O leitor habituado aos padrões
de corrosividade que sempre
marcaram a caricatura política
nos jornais brasileiros não podia
deixar de notar, com um sorriso,
o que havia de singelo, de quase
infantil nos desenhos de Glauco.
Expressavam, sobretudo, uma
viva pureza de sentimentos e de
estilo -que, ao longo de mais de
três décadas de trabalho, o artista nunca perdeu.
Tanto quanto as misérias da vida política, também os aspectos
mais degradados do cotidiano
-o inferno conjugal, a solidão
afetiva, a dependência química, a
violência urbana- recebiam nas
tiras de Glauco para a Ilustrada
um tratamento ao mesmo tempo extremado e doce.
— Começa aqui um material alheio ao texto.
template <int G, int NW, int NT>
int launch_bwd_rs(const RnnBwdArgs& a, Geom geo, const PersistWs& p, hipStream_t stream) {
  if (g_fill_probe) {
    *g_fill_probe = xcd_demand(ft_rnn_bwd_rs_kernel<G, NW, NT>, NW * 64, geo.nchunks * ft_cdiv(geo.total / geo.nchunks, 8));
    return FT_OK;
  }
  int grid = 0;
  const double cus = plan_launch(ft_rnn_bwd_rs_kernel<G, NW, NT>, NW * 64, geo, grid, stream);
  if (cus < 0.0) return -1;
  (void)hipMemsetAsync(p.cnt, 0, p.sync_bytes, stream);
  hipLaunchKernelGGL((ft_rnn_bwd_rs_kernel<G, NW, NT>), dim3(grid), dim3(NW * 64), 0, stream, a, geo, p.xb, p.cnt,
                     ft_rnn_fault_word(), (unsigned)p.xb_bytes);
  admitted_launch_done(cus, stream);
  return ft_check_launch("rnn_bwd_persistent_rs");
}

template <int G>
int bwd_persistent_rs(RnnBwdArgs a, const Geom& geo, void* ws, size_t ws_bytes, hipStream_t stream) {
  const int tiles = a.H / 16;
  if (!env_int("FT_RNN_BWD_RS", 1) || !env_int("FT_RNN_B3", 1) || !geo.sig_per_wave) return -1;
  PersistWs p = carve_ws_rs(ws, 2 * geo.nbg, geo.nchunks);
  if (ws_bytes < p.total_bytes || p.xb_bytes >= (1ull << 31)) return -1;
  const bool force = env_int("FT_RNN_BWD_RS", 1) == 2;
  if (!force && G * a.H < 1024) return -1;
  switch (tiles) {
    case 4: return launch_bwd_rs<G, 4, 1>(a, geo, p, stream);
    case 8: return launch_bwd_rs<G, 8, 1>(a, geo, p, stream);
    case 16: return launch_bwd_rs<G, 8, 2>(a, geo, p, stream);
    case 32: return launch_bwd_rs<G, 8, 4>(a, geo, p, stream);
    default: return -1;
  }
}

template <int G>
int bwd_persistent(RnnBwdArgs a, void* ws, size_t ws_bytes, hipStream_t stream) {
  if (!persistent_enabled() || !ws || a.T < 2) return -1;
  const int H = a.H, B = a.B, K = G * H;
  if (!a.vec || H % 16 != 0) return -1;
  const int ngroups = K / 16;
  const int NW = ngroups > 128 ? 16 : (ngroups > 16 ? 8 : 4);
  const int GW = ngroups > 64 ? 16 : 8;
  if (ft_cdiv(ngroups, NW) > GW) return -1;
  Geom geo;
  geo.nchunks = H / 16;
  geo.nbg = ft_cdiv(B, MB);
  geo.total = 2 * geo.nbg * geo.nchunks;
  geo.xcd_aware = env_int("FT_RNN_XCDMAP", 1);
  geo.sig_per_wave = env_int("FT_RNN_SIG", 1);
  geo.max_spins = g_max_spins;
  geo.xcd_off = 0;
  geo.local_ok = 0;
  geo.gran = 0;
  geo.fast = 0;
  a.s = 0;
  {
    const int rc = bwd_persistent_rs<G>(a, geo, ws, ws_bytes, stream);
    if (rc != -1) return rc;
  }
  PersistWs p = carve_ws(ws, 2 * geo.nbg, K);
  if (ws_bytes < p.total_bytes || p.xb_bytes >= (1ull << 31)) return -1;
  if (K % 32 == 0 && ft_cdiv(K / 32, NW) <= GW / 2 && env_int("FT_RNN_B3", 1)) {
    if (NW == 16) return launch_bwd_persist<G, 16, 16, true>(a, geo, p, stream);
    if (NW == 8) return GW == 16 ? launch_bwd_persist<G, 8, 16, true>(a, geo, p, stream)
                                 : launch_bwd_persist<G, 8, 8, true>(a, geo, p, stream);
    return launch_bwd_persist<G, 4, 8, true>(a, geo, p, stream);
  }
  if (NW == 16) return launch_bwd_persist<G, 16, 16, false>(a, geo, p, stream);
  if (NW == 8) return GW == 16 ? launch_bwd_persist<G, 8, 16, false>(a, geo, p, stream)
                               : launch_bwd_persist<G, 8, 8, false>(a, geo, p, stream);
  return launch_bwd_persist<G, 4, 8, false>(a, geo, p, stream);
}

}

// ... 33 lines not shown
  g_fill_probe = nullptr;
  return rc == FT_OK ? fill : -1.0;
}

int ft_rnn_fwd_persistent(int G, RnnFwdArgs a, void* ws, size_t ws_bytes, hipStream_t stream) {
  return G == 3 ? fwd_persistent<3>(a, ws, ws_bytes, stream) : fwd_persistent<4>(a, ws, ws_bytes, stream);
}
int ft_rnn_bwd_persistent(int G, RnnBwdArgs a, void* ws, size_t ws_bytes, hipStream_t stream) {
  return G == 3 ? bwd_persistent<3>(a, ws, ws_bytes, stream) : bwd_persistent<4>(a, ws, ws_bytes, stream);
}

extern "C" {

size_t ft_rnn_workspace(int gates, int B, int H) {
  if (gates < 3 || gates > 4 || B <= 0 || H <= 0 || H % 16 != 0) return 0;
  const int ngrp = 2 * ft_cdiv(B, MB);
  const PersistWs f = carve_ws(nullptr, ngrp, H);
  const PersistWs b = carve_ws(nullptr, ngrp, gates * H);
  const PersistWs r = carve_ws_rs(nullptr, ngrp, H / 16);
  size_t m = f.total_bytes > b.total_bytes ? f.total_bytes : b.total_bytes;
  return r.total_bytes > m ? r.total_bytes : m;
}
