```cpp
#define FL_DEFINE_FOR_COMPARE_RANGE(T, S)                                                               \
    int fl_##S##_unfor_compare_range(unsigned w, const T* in, const T* r, size_t rs, T lo, T hi, int cb, const uint32_t* mi, size_t n, \
                                     uint32_t* mask, void* s)                                             \
    { FL_DEVICE_TIER(s, in, r, mi, mask); return run_unfor_compare_range<T>({false, w}, in, r, rs, lo, hi, cb, mi, n, mask, nullptr, s); } \
    int fl_##S##_unfor_compare_range_widths(const uint8_t* w, const uint64_t* o, const T* pk, size_t pb, const T* r, size_t rs, T lo, T hi, \
                                            int cb, const uint32_t* mi, size_t n, uint32_t* mask, uint32_t* ef, void* s) \
    { FL_DEVICE_TIER(s, w, o, pk, r, mi, mask, ef); return run_unfor_compare_range<T>({true, 0, w, o, pb}, pk, r, rs, lo, hi, cb, mi, n, mask, ef, s); }

FL_DEFINE_FOR_COMPARE_RANGE(uint8_t, u8)
FL_DEFINE_FOR_COMPARE_RANGE(uint16_t, u16)
FL_DEFINE_FOR_COMPARE_RANGE(uint32_t, u32)
FL_DEFINE_FOR_COMPARE_RANGE(uint64_t, u64)

#define FL_DEFINE_FOR_COMPARE_IN(T, S)                                                                    \
    int fl_##S##_unfor_compare_in(unsigned w, const T* in, const T* r, size_t rs, T lo, uint64_t sb, const uint32_t* sw, int ng, int cb, \
                                  const uint32_t* mi, size_t n, uint32_t* mask, void* s)                  \
    { FL_DEVICE_TIER(s, in, r, sw, mi, mask); return run_unfor_compare_in<T>({false, w}, in, r, rs, lo, sb, sw, ng, cb, mi, n, mask, nullptr, s); } \
    int fl_##S##_unfor_compare_in_widths(const uint8_t* w, const uint64_t* o, const T* pk, size_t pb, const T* r, size_t rs, T lo, uint64_t sb, \
                                         const uint32_t* sw, int ng, int cb, const uint32_t* mi, size_t n, uint32_t* mask, uint32_t* ef, void* s) \
    { FL_DEVICE_TIER(s, w, o, pk, r, sw, mi, mask, ef); return run_unfor_compare_in<T>({true, 0, w, o, pb}, pk, r, rs, lo, sb, sw, ng, cb, mi, n, mask, ef, s); }

FL_DEFINE_FOR_COMPARE_IN(uint8_t, u8)
FL_DEFINE_FOR_COMPARE_IN(uint16_t, u16)
FL_DEFINE_FOR_COMPARE_IN(uint32_t, u32)
FL_DEFINE_FOR_COMPARE_IN(uint64_t, u64)

#define FL_DEFINE_FOR_COMPARE_COLUMNS(T, S)                                                               \
    int fl_##S##_unfor_compare_columns(unsigned wa, const T* a, const T* ar, size_t ars, unsigned wb, const T* b, const T* br, size_t brs, \
                                       int op, int sg, int cb, const uint32_t* mi, size_t n, uint32_t* mask, void* s) \
    {                                                                                                     \
        FL_DEVICE_TIER(s, a, ar, b, br, mi, mask);                                                        \
        return run_unfor_compare_columns<T>({false, wa}, a, ar, ars, {false, wb}, b, br, brs, op, sg, cb, mi, n, mask, nullptr, s); \
    }                                                                                                     \
    int fl_##S##_unfor_compare_columns_widths(const uint8_t* aw, const uint64_t* ao, const T* a, size_t ab, const T* ar, size_t ars, \
                                              const uint8_t* bw, const uint64_t* bo, const T* b, size_t bb, const T* br, size_t brs, \
                                              int op, int sg, int cb, const uint32_t* mi, size_t n, uint32_t* mask, uint32_t* ef, void* s) \
    {                                                                                                     \
        FL_DEVICE_TIER(s, aw, ao, a, ar, bw, bo, b, br, mi, mask, ef);                                    \
        return run_unfor_compare_columns<T>({true, 0, aw, ao, ab}, a, ar, ars, {true, 0, bw, bo, bb}, b, br, brs, op, sg, cb, mi, n, mask, ef, s); \
    }

FL_DEFINE_FOR_COMPARE_COLUMNS(uint8_t, u8)
FL_DEFINE_FOR_COMPARE_COLUMNS(uint16_t, u16)
FL_DEFINE_FOR_COMPARE_COLUMNS(uint32_t, u32)
FL_DEFINE_FOR_COMPARE_COLUMNS(uint64_t, u64)

#define FL_DEFINE_AGGREGATE_COLUMNS(T, S)                                                                 \
    int fl_##S##_unfor_aggregate_columns(int ex, unsigned wa, const T* a, const T* ar, size_t ars, unsigned wb, const T* b, const T* br, \
                                         size_t brs, const uint32_t* mask, size_t n, void* aggs, uint32_t* ef, void* s) \
    {                                                                                                     \
        FL_DEVICE_TIER(s, a, ar, b, br, mask, aggs, ef);                                                  \
        return run_unfor_aggregate_columns<T>(ex, {false, wa}, a, ar, ars, {false, wb}, b, br, brs, mask, n, aggs, ef, s); \
    }                                                                                                     \
    int fl_##S##_unfor_aggregate_columns_widths(int ex, const uint8_t* aw, const uint64_t* ao, const T* a, size_t ab, const T* ar, size_t ars, \
                                                const uint8_t* bw, const uint64_t* bo, const T* b, size_t bb, const T* br, size_t brs, \
                                                const uint32_t* mask, size_t n, void* aggs, uint32_t* ef, void* s) \
    {                                                                                                     \
        FL_DEVICE_TIER(s, aw, ao, a, ar, bw, bo, b, br, mask, aggs, ef);                                  \
        return run_unfor_aggregate_columns<T>(ex, {true, 0, aw, ao, ab}, a, ar, ars, {true, 0, bw, bo, bb}, b, br, brs, mask, n, aggs, ef, s); \
    }

FL_DEFINE_AGGREGATE_COLUMNS(uint8_t, u8)
FL_DEFINE_AGGREGATE_COLUMNS(uint16_t, u16)
FL_DEFINE_AGGREGATE_COLUMNS(uint32_t, u32)
FL_DEFINE_AGGREGATE_COLUMNS(uint64_t, u64)

FL_DEFINE_TYPE(uint8_t, u8)
FL_DEFINE_TYPE(uint16_t, u16)
FL_DEFINE_TYPE(uint32_t, u32)
FL_DEFINE_TYPE(uint64_t, u64)


void fl_internal_set_kernel_policy(int policy)
{
    const KernelPolicy p = policy_fields(policy);
    const bool ok = policy >= 0 && policy < (1 << 30) && p.mode <= 2 && (p.waves == 0 || (p.waves >= 3 && p.waves <= 8)) && p.bpw <= 16
                    && (p.mode == 2 || (p.waves == 0 && p.bpw == 0)) && (p.prefetch == 0 || p.bpw >= 2) && (p.window == 0 || p.window >= 8);
    g_kernel_policy.store(ok ? policy : 0, std::memory_order_relaxed);
    fl::window_override().store(ok ? p.window : 0, std::memory_order_relaxed);
}
int fl_internal_get_kernel_policy(void) { return g_kernel_policy.load(std::memory_order_relaxed); }
uint64_t fl_internal_zero_copy_fallbacks(void) { return g_zero_copy_fallbacks.load(std::memory_order_relaxed); }

int fl_internal_bare_stream(const void* in, size_t in_unit, const void* aux, size_t aux_unit, void* out, size_t out_unit, size_t n_units,
                            int nt_loads, int waves, int window_log2_units, void* stream)
{
    if (n_units == 0) return FL_OK;
    if ((in_unit && !in) || (aux_unit && !aux) || !out) return FL_ERR_NULL;
    if (misaligned(in) || misaligned(aux) || misaligned(out)) return FL_ERR_ALIGN;
    if (in_unit > BARE_MAX_UNIT || out_unit > BARE_MAX_UNIT || aux_unit > 1024 || ((in_unit | out_unit | aux_unit) & 15u)) return FL_ERR_INDEX;
    FL_DEVICE_TIER(stream, in, aux, out);
    BareArgs a{static_cast<const char*>(in), static_cast<const char*>(aux), static_cast<char*>(out), n_units, 0,
               (unsigned)in_unit, (unsigned)aux_unit, (unsigned)out_unit, 63u};
    return hip_status(launch_bare_stream(a, nt_loads != 0, waves, window_log2_units, static_cast<hipStream_t>(stream)));
}

int fl_internal_bare_stream_shape(int op, unsigned type_bits, unsigned width, size_t* in_unit, size_t* aux_unit, size_t* out_unit,
                                  int* nt_loads, int* waves, int* window_log2_units, unsigned* blocks_per_unit)
{
    if (!valid_type_bits(type_bits)) return FL_ERR_INDEX;
    if (op < 0 || op > 3) return FL_ERR_INDEX;
    if (width > (op == 3 ? 2 * type_bits : type_bits)) return FL_ERR_WIDTH;
    if (!in_unit || !aux_unit || !out_unit || !nt_loads || !waves || !window_log2_units || !blocks_per_unit) return FL_ERR_NULL;
    const unsigned k = type_bits == 8 ? 4u : type_bits == 16 ? 2u : 1u;
    const size_t packed = (op == 3 ? 64u * width : 128u * width) * k, unpacked = 128u * type_bits * k;
    *blocks_per_unit = k;
    *in_unit = op == 1 ? unpacked : packed;
    *out_unit = op == 1 ? packed : unpacked;
    *aux_unit = op == 2 ? 128u * k : 0;
    int w = op == 3 ? mixed_waves(type_bits, false) : chosen_waves(type_bits, width, tool_op(op).wave).waves;
    if (w == 0) w = 8;
    *waves = w < 3 ? 3 : w;
    *nt_loads = op == 1 || op == 3 || width >= fl::nt_read_from(type_bits);
    *window_log2_units = window_log2_blocks(tool_op(op).window, type_bits);
    return FL_OK;
}

int fl_internal_selftune_check(int op, unsigned type_bits, unsigned width, const void* in, const void* aux, void* out, size_t n_blocks, void* stream,
                               float* table_ms, float* best_other_ms, int* best_other_policy)
{
    if (!table_ms || !best_other_ms || !best_other_policy) return FL_ERR_NULL;
    if (op < 0 || op > 2 || !valid_type_bits(type_bits)) return FL_ERR_INDEX;
    if (width > type_bits) return FL_ERR_WIDTH;
    hipStream_t s = static_cast<hipStream_t>(stream);
    auto call = [&]() -> int {
        return type_bits == 8 ? selftune_call<uint8_t>(op, width, in, aux, out, n_blocks, stream)
             : type_bits == 16 ? selftune_call<uint16_t>(op, width, in, aux, out, n_blocks, stream)
             : type_bits == 32 ? selftune_call<uint32_t>(op, width, in, aux, out, n_blocks, stream)
                               : selftune_call<uint64_t>(op, width, in, aux, out, n_blocks, stream);
    };
    const int saved = fl_internal_get_kernel_policy();
    int rc = FL_OK;
    auto timed = [&](int policy, float& ms) {
        fl_internal_set_kernel_policy(policy);
        rc = median_ms(s, 1, 3, call, &ms);
    };
    *table_ms = *best_other_ms = 0.f;
    timed(0, *table_ms);
    *best_other_policy = 0;
    const fl::WaveOp wop = tool_op(op).wave;
    const fl::WaveChoice tab = fl::wave_choice(type_bits, width, wop);
    for (int policy : {1, 2 + 256 * 3, 2 + 256 * 4, 2 + 256 * 5, 2 + 256 * 6, 2 + 256 * 8}) {
        if (rc != FL_OK) break;
        if (policy == 1 && (tab.waves == 0 || !fl::cell_column_built(type_bits, width, wop))) continue;
        if (policy != 1 && (policy >> 8) == tab.waves && !tab.two_blocks) continue;
        float ms = 0.f;
        timed(policy, ms);
        if (rc == FL_OK && ms > 0.f && (*best_other_ms == 0.f || ms < *best_other_ms)) { *best_other_ms = ms; *best_other_policy = policy; }
    }
    fl_internal_set_kernel_policy(saved);
    return rc;
}

}
```

fastlanes_amd/csrc/fl_consume.hpp:

```cpp
#pragma once
#include "fl_kernels.hpp"

namespace fl {

constexpr int compare_max_waves(int w) { return w <= 5 ? 8 : w <= 9 ? 3 : 2; }
inline int compare_launch_waves(unsigned type_bits, unsigned w) { return w > 5 ? 0 : type_bits == 8 ? 4 : type_bits == 16 ? 6 : 0; }
constexpr int sums_max_waves(int w) { return (w >= 6 && w <= 12) ? 3 : 8; }
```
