__constant__ double JITTER[16] = {1e-6, 1e-5, 1e-4, 1e-3, 1e-2, 1e-1, 1.0, 10.0, 100.0, 1e3, 1e4, 1e5, 1e6, 1e7, 1e8, 1e9};
SSA_DEV bool chol_lane_ok(const double* Pg, double scale, double jit)
{
    double U[21];
    double y = 0.0;
#pragma unroll
    for (int J = 0; J < 6; ++J) {
        double vp = scaled_entry(scale, Pg[J * 6 + J], jit);
#pragma unroll
        for (int i = 0; i < J; ++i) vp = fma(-U[tri(i, J)], U[tri(i, J)], vp);
        y = rsqrt_nr(vp);
#pragma unroll
        for (int c = J + 1; c < 6; ++c) {
            double v = scale * Pg[J * 6 + c];
#pragma unroll
            for (int i = 0; i < J; ++i) v = fma(-U[tri(i, J)], U[tri(i, c)], v);
            U[tri(J, c)] = v * y;
        }
    }
    return (y > 0.0) && (y <= 1.79769313486231570e308);
}
SSA_DEV int robust_chol_row_lds(Tiles& t, double scale, int g, int l)
{
    double uc[6];
    int rung = 16;
    const bool ok = chol_row_regs<true>(&t.P[g * 36], scale, 0.0, g, l, uc);
    if (ok) {
        chol_store_rows(&t.UA[g * 36], uc, l);
        rung = -1;
    }
    const unsigned long long bad = __ballot(!ok);
    wave_lds_sync();
    if (bad == 0ull) return rung;
    __builtin_amdgcn_s_setprio(3);
    const bool mine = ((bad >> (g * 16)) & 1ull) != 0ull;
    if (mine) {
        const double* Pg = &t.P[g * 36];
        const double jit = JITTER[l];
        bool finite = true;
#pragma unroll
        for (int r = 0; r < 3; ++r) {
            const int idx = l + 16 * r;
            if (idx < 36) finite = finite && (fabs(Pg[idx]) <= 1.79769313486231570e308);
        }
        finite = ((__ballot(!finite) >> (g * 16)) & 0xFFFFull) == 0ull;
        const bool okr = chol_lane_ok(Pg, scale, jit) && finite;
        const unsigned won = (unsigned)((__ballot(okr) >> (g * 16)) & 0xFFFFull);
        if (won != 0u) {
            rung = __ffs((int)won) - 1;
            const double jw = __shfl(jit, g * 16 + rung, 64);
            chol_row_regs<false>(Pg, scale, jw, g, l, uc);
            chol_store_rows(&t.UA[g * 36], uc, l);
        }
    }
    wave_lds_sync();
    return rung;
}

O crime, a neurose, a dependência e o desespero encarnavam-se -ou melhor, descarnavam-se- numa série de personagens antológicos, que o desenho febril depurava a um mínimo denominador comum de humanidade, para melhor captá-los na angústia e na pressa de
existir.
A notícia do brutal assassinato
de Glauco Vilas Boas, aos 53
anos, e de seu filho Raoni, aos 25,
eclode com toda aquela realidade que o artista, de um modo terno, desesperado e mágico, quis
sempre exorcizar.
Mas a realidade urbana do
Brasil de hoje -com o que traz
de crime, de demência e de absurdo- não haverá de manter-se
indefinidamente assim. Que
permaneça, apenas, a maneira
com que Glauco a retratou: com
um olhar de espanto e horror,
mas também impregnado de
graça e compaixão.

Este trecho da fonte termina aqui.